Three metagenomic analysis tools, MTS (A. Perry, T. Schneider, and V. Fofanov, poster, presented on 21 June 2017 at the Qiime2 Workshop [https://workshops.qiime2.org/] in Las Vegas, NV), GOTTCHA (79), and MetaPhlAn (80), were employed for thorough taxonomic classification of reads from each sample; the details of which can be found in the supplemental material. These three methods represent the spectrum of potential databases that can be used for metagenomic data query, ranging from the most inclusive (MTS, which uses the entire NCBI GenBank microbial database) to the most focused (MetaPhlAn, which uses marker genes only). For all metagenomic analyses, background results from a blank were subtracted from the sample data where appropriate.

EV-D68 amplicon and metagenomic data targeted analysis.
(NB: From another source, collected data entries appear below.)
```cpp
template <int NT, int KIND, bool VEC>
__global__ __launch_bounds__(ASSIGN_THREADS, 2) void assign_kernel(AssignArgs a) {
  extern __shared__ __attribute__((aligned(16))) char smem[];
  constexpr int CB = 32 * NT;
  const int cw_max = a.D_pad < ASSIGN_DCHUNK ? a.D_pad : ASSIGN_DCHUNK;
  const int stride = cw_max + 4;
  float* lds_c = reinterpret_cast<float*>(smem);
  float* lds_n = lds_c + CB * stride;

  const int lane = threadIdx.x & 63, wave = threadIdx.x >> 6;
  const int j = lane & 31, h = lane >> 5;
  const int ncb = a.K_pad / CB;
  const int nsc = (a.D_pad + ASSIGN_DCHUNK - 1) / ASSIGN_DCHUNK;
  const bool restage = (ncb * nsc) > 1;
  const int64_t n_items = a.rows ? (int64_t)a.nrows[blockIdx.x] : a.total;
  const int64_t nblocks = (n_items + ASSIGN_ROWS - 1) / ASSIGN_ROWS;
  const int64_t* const my_rows = a.rows ? a.rows + (int64_t)blockIdx.x * a.rows_cap : nullptr;

  auto stage = [&](int cb, int sc) {
    const int cw = min(ASSIGN_DCHUNK, a.D_pad - sc * ASSIGN_DCHUNK);
    const int c4n = cw >> 2;
    for (int idx = threadIdx.x; idx < CB * c4n; idx += ASSIGN_THREADS) {
      const int r = idx / c4n, c4 = idx - r * c4n;
      const float4 v = *reinterpret_cast<const float4*>(a.Cpad + (int64_t)(cb * CB + r) * a.D_pad +
                                                        sc * ASSIGN_DCHUNK + 4 * c4);
      *reinterpret_cast<float4*>(lds_c + r * stride + 4 * c4) = v;
    }
    for (int idx = threadIdx.x; idx < CB; idx += ASSIGN_THREADS) lds_n[idx] = a.cnorm[cb * CB + idx];
  };

  if (!restage) {
    stage(0, 0);
    __syncthreads();
  }

  for (int64_t blk = my_rows ? 0 : blockIdx.x; blk < nblocks; blk += my_rows ? 1 : gridDim.x) {
    const int64_t item = blk * ASSIGN_ROWS + wave * 32 + j;
    const bool rvalid = item < n_items;
    const int64_t row = (my_rows && rvalid) ? my_rows[item] : item;
    float best = INFINITY;
    int bidx = 0;

// ... 485 lines not shown
}

int assign_tiles_for(int K) {
  const int k32 = (K + 31) / 32 * 32;
  return k32 > 128 ? 8 : (k32 > 64 ? 4 : (k32 > 32 ? 2 : 1));
}

int launch_assign(pvs_ctx* ctx, const pvs_codebook* cb, const void* d_desc, int kind, int64_t total, int ld,
                  int32_t* d_labels, const float2** rowstat_out) {
  if (rowstat_out) *rowstat_out = nullptr;
  if (total <= 0) return PVS_OK;
  const bool rs = kind != PVS_DESC_F32;
  if (rs && cb->D > ASSIGN_DCHUNK)
    PVS_FAIL(PVS_ERR_UNSUPPORTED, "fused RootSIFT needs D <= %d (got %d)", ASSIGN_DCHUNK, cb->D);
  const int nt = assign_tiles_for(cb->K);
  if (cb->K_pad % (32 * nt) != 0) PVS_FAIL(PVS_ERR_INVALID, "codebook padding does not match the tile count");
  AssignArgs a{d_desc, total, cb->D, ld, cb->d_cpad, cb->d_cnorm, cb->K_pad, cb->D_pad, d_labels, nullptr, nullptr, 0};
  const int esz = kind == PVS_DESC_U8_ROOTSIFT ? 1 : 4;
  const bool vec = (cb->D % 4 == 0) && (ld % 4 == 0) && ((reinterpret_cast<uintptr_t>(d_desc) % (4 * esz)) == 0);
  const int cw = cb->D_pad < ASSIGN_DCHUNK ? cb->D_pad : ASSIGN_DCHUNK;
  const size_t lds = (size_t)(32 * nt) * (cw + 4) * 4 + (size_t)(32 * nt) * 4;
  const int64_t nblocks = (total + ASSIGN_ROWS - 1) / ASSIGN_ROWS;
  const int grid = (int)(nblocks < ctx->num_cu ? nblocks : ctx->num_cu);
  ScopedTimer tm(ctx, T_ASSIGN);
  const bool pre = cb->d_c16 != nullptr && total >= 4096 && ctx->opt[PVS_OPT_ASSIGN_PREFILTER] != 0;
  if (pre) {
    const int64_t cap = (nblocks + grid - 1) / grid * ASSIGN_ROWS;
    char* ws = nullptr;
    const bool stat = rowstat_out != nullptr && kind == PVS_DESC_U8_ROOTSIFT;
    WsLayout<> lay;
    const auto cnt_p = lay.add<unsigned long long>((size_t)grid);
    const auto rows_p = lay.add<int64_t>((size_t)grid * cap);
    const auto stat_p = lay.add<float2>(stat ? (size_t)total : 0);
    PVS_TRY(ws_reserve(ctx, WS_LISTS, lay.bytes(), &ws));
    unsigned long long* cnt = cnt_p(ws);
    int64_t* rows = rows_p(ws);
    float2* rowstat = stat ? stat_p(ws) : nullptr;
    if (stat) *rowstat_out = rowstat;
    Assign16Args p{d_desc, total, cb->D, ld, static_cast<const _Float16*>(cb->d_c16), cb->d_cnorm, cb->K_pad, cb->D_pad16,
                   cb->c16_shift, cb->cmax, static_cast<const _Float16*>(cb->d_cnk), cb->cn_e1, cb->K, d_labels, rows, cnt, cap, rowstat,
                   ctx->d_fused_stamps, ctx->opt[PVS_OPT_ASSIGN_PREFILTER] == 2 ? 2 : (ctx->opt[PVS_OPT_ASSIGN_PREFILTER] == 3 ? 1 : 3),
                   ctx->opt[PVS_OPT_ASSIGN_PREFILTER] == 4 ? 1 : 0};
    const size_t lds16 = (size_t)2 * cb->K_pad * (128 + 8) * 2 + (size_t)cb->K_pad * 4 + (size_t)cb->K_pad * 8 + 1024;
    PVS_TRY(launch_assign16(ctx, p, kind, cb->K_pad / 32, vec, lds16, grid));
    a.rows = rows;
    a.nrows = cnt;
    a.rows_cap = cap;
  }
  return dispatch_desc_kind(kind, [&](auto k) { return launch_assign_kind<decltype(k)::value>(ctx, a, nt, vec, lds, grid); });
}

struct AggArgs {
  const void* X;
  int D, ld;
  const int64_t* offsets;
  const int32_t* labels;
  const float* cent;
  int K;
  float power, eps;
  int norm_mode;
  float norm_p;
  float* out;
  float* inv_norm;
  const float2* rowstat;
};

constexpr int AGG_THREADS = 256;
constexpr int AGG_WAVES = AGG_THREADS / 64;
constexpr int AGG_CHUNK = 4096;

template <int KIND, int GROUP, int VW, int NREG, bool HIOCC = false>
__global__ __launch_bounds__(AGG_THREADS, (HIOCC ? 8 : 1)) void vlad_aggregate_kernel(AggArgs a) {
  extern __shared__ __attribute__((aligned(16))) char smem[];
  const int K = a.K, D = a.D;
  int* hist = reinterpret_cast<int*>(smem);
  int* start = hist + AGG_WAVES * K;
  float* rowsq = reinterpret_cast<float*>(start + K + 1);
  int* scan_tmp = reinterpret_cast<int*>(rowsq + K);
  uint16_t* order = reinterpret_cast<uint16_t*>(scan_tmp + AGG_WAVES);

// ... 487 lines not shown
```

### python-visual-similarity_amd/pvsim/_ffi.py

```python
from __future__ import annotations

import ctypes as C
import os
import threading

import numpy as np

from ._errors import CapacityError

_HERE = os.path.dirname(os.path.abspath(__file__))
LIB_PATH = os.environ.get("PVSIM_LIB", os.path.join(_HERE, "libpvsim_hip.so"))

PVS_OK, PVS_ERR_INVALID, PVS_ERR_NO_DEVICE, PVS_ERR_OOM, PVS_ERR_UNSUPPORTED, PVS_ERR_DIM, PVS_ERR_CAPACITY = range(7)
_EXC = {PVS_ERR_INVALID: ValueError, PVS_ERR_NO_DEVICE: RuntimeError, PVS_ERR_OOM: MemoryError,
        PVS_ERR_UNSUPPORTED: NotImplementedError, PVS_ERR_DIM: RuntimeError, PVS_ERR_CAPACITY: CapacityError}

DESC_F32, DESC_F32_ROOTSIFT, DESC_U8_ROOTSIFT = 0, 1, 2
OPT_ASSIGN_PREFILTER, OPT_VLAD_PATH, OPT_TOPK_SELECT_ONLY, OPT_AGG_VARIANT, OPT_FISHER_SCALE = 0, 1, 2, 3, 4
OPT_TRAIN_BATCH_CHUNKS = 5
PIX_U8_RGB, PIX_U8_GRAY, PIX_F32_RGB, PIX_F32_GRAY = 0, 1, 2, 3
DSIFT_U8, DSIFT_F32, DSIFT_F32_RAW, DSIFT_F32_QUANT = 0, 1, 2, 3
OPT_UPDATE_WINDOW_ROWS = 6
OPT_SQ8_PATH = 7
OPT_GEMM_SLOTS = 8
GEMM_EXACT_F32, GEMM_F16_256, GEMM_F16_BOUNDED, GEMM_F64, GEMM_F16_2LVL, GEMM_GENERIC = range(6)
GEMM_TAIL_UNSPLIT_BYTES, GEMM_TAIL_UNSPLIT_ONE_SLICE = 1, 2
GEMM_PLAN_FIELDS = ("model", "tiles_m", "tiles_n", "symm", "dual", "n_main", "n_tail", "split", "nparts", "tail_unsplit",
                    "main_8ph", "accumulate")
SQ8_PATH_AUTO, SQ8_PATH_ROWS, SQ8_PATH_MATRIX = 0, 1, 2
SQ8_MAX_L = 131072
RANGE_UPPER = 1
RANGE_PATH_AUTO, RANGE_PATH_EXACT, RANGE_PATH_FILTERED = 0, 1, 2
RANGE_MAX_CAPACITY = 1 << 40
SUBSET_PATH_AUTO, SUBSET_PATH_MASK, SUBSET_PATH_LISTED = 0, 1, 2
SUBSET_MAX_K = 1024
SCAN_TILE = 2048
COMBINE_CHUNK_BYTES, COMBINE_BATCH = 8192, 8
DIFFUSE_DOT_BLOCK, DIFFUSE_MAX_COLUMNS = 256, 65536
KRR_MAX_K1, KRR_MAX_KQ = 64, 1024
VLAD_PATH_AUTO, VLAD_PATH_GATHER, VLAD_PATH_STREAM, VLAD_PATH_FUSED = 0, 1, 2, 3
TIMER_NAMES = ("assign", "aggregate", "cosine_gemm", "topk", "fisher_posterior", "fisher_moments", "misc", "rescore")
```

Amplicon and metagenomic sequencing results were analyzed using the automated amplicon sequencing analysis pipeline ASAP, as described in detail previously (68, 81, 82). Briefly, amplicon or metagenomic sequence reads were first trimmed of adapter and read-through sequences with Trimmomatic (83) and then mapped to a reference sequence with bowtie2 (29). Amplicon sequence was mapped to the PCR amplicon region of a 2016 EV-D68 VP1 gene (GenBank accession no. KY385890). Metagenomic data were mapped to the EV-D68 whole-genome sequence (accession no. KY385890). Tablet (84) was used to verify results.

Data availability.

EV-D68 assay amplicon data have been deposited in NCBI’s SRA database under BioProject no. PRJNA377726 (20). Amplicon read data and metagenomic data were deposited in NCBI’s SRA under BioProject no. PRJNA474932. Viral sequence data will be made available upon request.